The water was cool, and looked as clear as a glass of water: you could see shells strewn on the ocean floor. But the unusually hot weather had caused jellyfish to multiply unchecked. They populated the shallows, a slight distortion in the shifting, flashing patterns of sunlight on sand. Beachgoers descended the staircase to steep their bodies in the tropical blue, but once they got out into the sea they stopped, looking down and moving around nervously, a few steps to the left, then to the right. One woman was stuck in waist-deep water, crying, her face deeply pink. She kept wiping it with short, rough motions that looked like slaps. Over and over she turned back toward the staircase, but she was too far away. The man she had come with was several feet away, doing the breaststroke in tight circles. “You have to kick their heads,” he shouted to her. “Kick them out of your way!”

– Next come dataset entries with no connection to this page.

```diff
+__device__ __forceinline__ void wgrad_add4(float4 &s, const float4 &v) { s.x += v.x; s.y += v.y; s.z += v.z; s.w += v.w; }
+
+template <int BATCH, class Src>
 __device__ __forceinline__ void wgrad_fold(int blk, int R, long long n_quad, long long stride, float4 *dw, int accumulate,
                                            Src src) {
     __shared__ float4 part[256];
-    const int RL = doda_wgrad::reduce_lanes(R), EL = 256 / RL;
-    const int el = (int)threadIdx.x % EL, rl = (int)threadIdx.x / EL;
-    const long long q = (long long)blk * EL + el;
-    float4 s = make_float4(0.f, 0.f, 0.f, 0.f);
-    if (q < n_quad) {
-        const float4 *p = src(q);
-        for (int r = rl; r < R; r += RL) {
-            const float4 v = p[(long long)r * stride];
-            s.x += v.x; s.y += v.y; s.z += v.z; s.w += v.w;
+    const int RL = doda_wgrad::reduce_lanes(R), lr = __builtin_ctz(RL), lg = 8 - lr, EL = 1 << lg;
+    const int el = (int)threadIdx.x & (EL - 1), rl = (int)threadIdx.x >> lg;
+    const long long q = ((long long)blk << lg) + el;
+    const bool live = q < n_quad, owner = live && rl == 0;
+    float4 s = make_float4(0.f, 0.f, 0.f, 0.f), old = s;
+    if (owner && accumulate) old = dw[q];
+    if (live && rl < R) {
+        const float4 *p = src(q) + (long long)rl * stride;
+        if (R <= 16) {
+            wgrad_add4(s, *p);
+        } else {
+            const long long step = (long long)RL * stride;
+#pragma unroll 1
+            for (int n = (R - rl + RL - 1) >> lr; n > 0; n -= BATCH) {
+                float4 v[BATCH];
+#pragma unroll
+                for (int k = 0; k < BATCH; ++k)
+                    if (k < n) { v[k] = *p; p += step; }
+#pragma unroll
+                for (int k = 0; k < BATCH; ++k)
+                    if (k < n) wgrad_add4(s, v[k]);
+            }
         }
     }
-    part[rl * EL + el] = s;
-    doda_sync();
-    if (rl == 0 && q < n_quad) {
-        float4 t = part[el];
-        for (int r = 1; r < RL; ++r) {
-            const float4 v = part[r * EL + el];
-            t.x += v.x; t.y += v.y; t.z += v.z; t.w += v.w;
+    float4 t = s;
+    if (RL > 1) {
+        part[threadIdx.x] = s;
+        doda_sync();
+        if (owner) {
+            t = part[el];
+            for (int r = 1; r < RL; ++r) wgrad_add4(t, part[(r << lg) + el]);
         }
-        if (accumulate) {
-            const float4 old = dw[q];
-            t.x += old.x; t.y += old.y; t.z += old.z; t.w += old.w;
-        }
+    }
+    if (owner) {
+        if (accumulate) wgrad_add4(t, old);
         dw[q] = t;
     }
 }
```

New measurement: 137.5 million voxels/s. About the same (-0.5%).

Daniel had proposed to her that morning and she said yes in an instant. He went to take a shower. Karen had left the bungalow, identical to every other in the resort, and walked out into the swelter. It seemed strange to be apart from him in this moment, but it felt even stranger to wait for him there in the overly cold hotel room, trying vaguely to read a magazine while he washe
d each part of his body with scrupulous care. She expected the world to feel different now that she had achieved a new life state. Instead, it was deathly hot. Karen walked out to the railing and stared down into the sea. It looked beautiful enough, but the water was haunted. If you waited patiently and let your eyes adjust, it would come into focus: the faint pale outline of a jellyfish, like a ghost of the jellyfish you had seen on TV or in photographs, a bland white space waiting to be colored in.

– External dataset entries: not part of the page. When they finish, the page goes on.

diff --git a/deepctr_b200/csrc/embed.cu b/deepctr_b200/csrc/embed.cu
--- a/deepctr_b200/csrc/embed.cu
+++ b/deepctr_b200/csrc/embed.cu
@@ -380,7 +380,24 @@
   float* const* peer_lin;
   int32_t world;
   int32_t wshift;
+  float* fm_sum;
+  __nv_bfloat16* xp_hi;
+  __nv_bfloat16* xp_lo;
+  int64_t xp_pitch;
+  int64_t xp_rows_pad;
 };
+
+__device__ __forceinline__ void store_planes4(const UniParams& p, int64_t off, float4 v) {
+  const __nv_bfloat16 h0 = __float2bfloat16_rn(v.x), h1 = __float2bfloat16_rn(v.y);
+  const __nv_bfloat16 h2 = __float2bfloat16_rn(v.z), h3 = __float2bfloat16_rn(v.w);
+  uint2 h, l;
+  h.x = pack_bf16(h0, h1);
+  h.y = pack_bf16(h2, h3);
+  l.x = pack_bf16(__float2bfloat16_rn(v.x - __bfloat162float(h0)), __float2bfloat16_rn(v.y - __bfloat162float(h1)));
+  l.y = pack_bf16(__float2bfloat16_rn(v.z - __bfloat162float(h2)), __float2bfloat16_rn(v.w - __bfloat162float(h3)));
+  *reinterpret_cast<uint2*>(p.xp_hi + off) = h;
+  *reinterpret_cast<uint2*>(p.xp_lo + off) = l;
+}
 
 __device__ __forceinline__ float4 ld_peer_f4(const float* p) {
   float4 r;
@@ -411,8 +428,8 @@
   return load_idx(p.idx[f], b * p.idx_stride[f], p.idx_dtype);
 }
 
-template <int LPR, bool SHARD>
-__global__ void __launch_bounds__(256, SHARD ? 3 : 4)
+template <int LPR, bool SHARD, bool EXTRA>
+__global__ void __launch_bounds__(256, (SHARD || EXTRA) ? 3 : 4)
     gather_uniform_fwd_kernel(const __grid_constant__ UniParams p, int64_t batch) {
   constexpr int RPI = 32 / LPR;
   constexpr int U = 7;
@@ -462,6 +479,7 @@
         const int f = f0 + u * RPI + slot;
         if (f < F) {
           stg_stream_f4_pol(xrow + (int64_t)f * dim + chunk * 4, v[u], pol_stream);
+          if (EXTRA && p.xp_hi) store_planes4(p, b * p.xp_pitch + (int64_t)f * dim + chunk * 4, v[u]);
           if ((p.fm_mask >> f) & 1ull) {
             s.x += v[u].x; s.y += v[u].y; s.z += v[u].z; s.w += v[u].w;
             q += v[u].x * v[u].x + v[u].y * v[u].y + v[u].z * v[u].z + v[u].w * v[u].w;
@@ -477,6 +495,7 @@
         s.z += __shfl_xor_sync(0xffffffffu, s.z, o);
         s.w += __shfl_xor_sync(0xffffffffu, s.w, o);
       }
+      if (EXTRA && p.fm_sum != nullptr && slot == 0) *reinterpret_cast<float4*>(p.fm_sum + b * dim + chunk * 4) = s;
       float sq = slot == 0 ? (s.x * s.x + s.y * s.y + s.z * s.z + s.w * s.w) : 0.f;
       sq = warp_sum(sq);
       q = warp_sum(q);
@@ -503,8 +522,25 @@
       const int j = (int)(c - c0);
       xrow[c] = j < p.ndense ? p.dense[b * p.dense_ld + j] : 0.f;
     }
+    if (EXTRA && p.xp_hi) {
+      for (int64_t c = c0 + lane; c < p.xp_pitch; c += 32) {
+        const int j = (int)(c - c0);
+        const float v = j < p.ndense ? p.dense[b * p.dense_ld + j] : 0.f;
+        const __nv_bfloat16 h = __float2bfloat16_rn(v);
+        p.xp_hi[b * p.xp_pitch + c] = h;
+        p.xp_lo[b * p.xp_pitch + c] = __float2bfloat16_rn(v - __bfloat162float(h));
+      }
+    }
     id0 = nid0;
     id1 = nid1;
+  }
+  if (EXTRA && p.xp_hi) {
+    const uint4 z = make_uint4(0u, 0u, 0u, 0u);
+    for (int64_t r = b; r < p.xp_rows_pad; r += nwarps)
+      for (int64_t c = lane * 8; c < p.xp_pitch; c += 256) {
+        *reinterpret_cast<uint4*>(p.xp_hi + r * p.xp_pitch + c) = z;
+        *reinterpret_cast<uint4*>(p.xp_lo + r * p.xp_pitch + c) = z;
+      }
   }
 }
 
@@ -536,7 +572,9 @@
     const float* dxrow = dx ? dx + b * p.ldx : nullptr;
     const float gfm = dfm ? dfm[b] : 0.f;
     float4 s = make_float4(0.f, 0.f, 0.f, 0.f);
-    if (dfm) {
+    if (dfm && p.fm_sum) {
+      s = *reinterpret_cast<const float4*>(p.fm_sum + b * dim + chunk * 4);
+    } else if (dfm) {
       for (int f0 = 0; f0 < F; f0 += U * RPI) {
         float4 v[U];
 #pragma unroll
@@ -761,7 +799,22 @@
   p->idx_dtype = g->feats[0].idx_dtype;
   p->has_lin = g->world > 1 ? (g->peer_lin_tables != nullptr) : (g->lin_tables != nullptr);
   p->store_grads = (g->flags & B2CTR_UNIFORM_STORE_GRADS) ? 1 : 0;
+  p->fm_sum = nullptr;
+  p->xp_hi = p->xp_lo = nullptr;
+  p->xp_pitch = p->xp_rows_pad = 0;
   return B2CTR_OK;
+}
+
+template <bool SHARD, bool EXTRA>
+static void launch_gather(const UniParams& p, int64_t batch, int grid, cudaStream_t st) {
+  switch (p.dim / 4) {
+    case 1: gather_uniform_fwd_kernel<1, SHARD, EXTRA><<<grid, 256, 0, st>>>(p, batch); break;
+    case 2: gather_uniform_fwd_kernel<2, SHARD, EXTRA><<<grid, 256, 0, st>>>(p, batch); break;
+    case 4: gather_uniform_fwd_kernel<4, SHARD, EXTRA><<<grid, 256, 0, st>>>(p, batch); break;
+    case 8: gather_uniform_fwd_kernel<8, SHARD, EXTRA><<<grid, 256, 0, st>>>(p, batch); break;
+    case 16: gather_uniform_fwd_kernel<16, SHARD, EXTRA><<<grid, 256, 0, st>>>(p, batch); break;
+    default: gather_uniform_fwd_kernel<32, SHARD, EXTRA><<<grid, 256, 0, st>>>(p, batch); break;
+  }
 }
 
 }
@@ -823,13 +876,36 @@
 
 b2ctr_status_t b2ctr_embed_gather_uniform_fwd(const b2ctr_uniform_gather_t* g, int64_t batch,
                                               void* stream) {
+  return b2ctr_embed_gather_uniform_fwd_ex(g, nullptr, nullptr, 0, batch, stream);
+}
+
+b2ctr_status_t b2ctr_embed_gather_uniform_fwd_ex(const b2ctr_uniform_gather_t* g, float* fm_sum, void* x_planes,
+                                                 int64_t x_planes_cols, int64_t batch, void* stream) {
   UniParams p;
   b2ctr_status_t s = fill_uni(g, &p);
   if (s != B2CTR_OK) return s;
+  B2_REQUIRE(!fm_sum || (g->fm && aligned16(fm_sum)), "uniform gather: fm_sum needs fm and 16-byte alignment");
+  p.fm_sum = fm_sum;
+  if (x_planes) {
+    B2_REQUIRE(x_planes_cols >= (int64_t)g->nfeat * p.dim + g->ndense && x_planes_cols <= p.x_cols,
+               "uniform gather: x_planes_cols must be in [F*dim + ndense, x_cols]");
+    B2_REQUIRE(aligned16(x_planes), "uniform gather: x_planes must be 16-byte aligned");
+    p.xp_pitch = planes_cols_pad(x_planes_cols);
+    p.xp_rows_pad = planes_rows_pad(batch);
+    p.xp_hi = (__nv_bfloat16*)x_planes;
+    p.xp_lo = p.xp_hi + p.xp_rows_pad * p.xp_pitch;
+  }
   if (batch <= 0) return B2CTR_OK;
   cudaStream_t st = (cudaStream_t)stream;
-  const int grid = grid_for(batch, 8, 8);
-  B2_DISPATCH_LPR(gather_uniform_fwd_kernel, p.dim, p, batch);
+  if (p.fm_sum || p.xp_hi) {
+    const int grid = grid_for(batch, 8, 3);
+    if (p.world > 1) launch_gather<true, true>(p, batch, grid, st);
+    else launch_gather<false, true>(p, batch, grid, st);
+  } else {
+    const int grid = grid_for(batch, 8, 8);
+    if (p.world > 1) launch_gather<true, false>(p, batch, grid, st);
+    else launch_gather<false, false>(p, batch, grid, st);
+  }
   B2_CHECK_LAUNCH("b2ctr_embed_gather_uniform_fwd");
   return B2CTR_OK;
 }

“She stood there wailing. Every few minutes it got louder, then she’d shout out ‘I’m so scared!’ or ‘They’re everywhere!’ He just swam around. At the end he picked her up and carried her out.”
“I love how easy it is to pick people up when you’re in the water,” Dan said, tilting a small full glass of orange juice into his throat.
“What?” Karen asked.
“That’s what we used to do when we went on family vacation. Once I was a teenager, my dad used to let me pick him up and carry him around the pool. He was a big guy then, that’s when he was still training for marathons. It was hard to do, but it was still possible.” Dan smiled and stabbed at his breakfast sausage. He had chosen this resort for its high ratings on decor.
“That sounds nice,” Karen said, uncertain. Dan’s plate contained a horrifying amount of meat from all different cultures and civilizations.
“It was nice. My mom would bring us all virgin daiquiris from the bar and we’d pretend they were getting us drunk. My dad and I would use them like lances and try to joust in the water.”
“Daiquiris?” Karen asked, trying to picture it, the novelty straw pointed outward, weaponized.
“No,” said Dan, “my mom and sister. They tried to make themselves perfectly rigid and narrow at the tip.”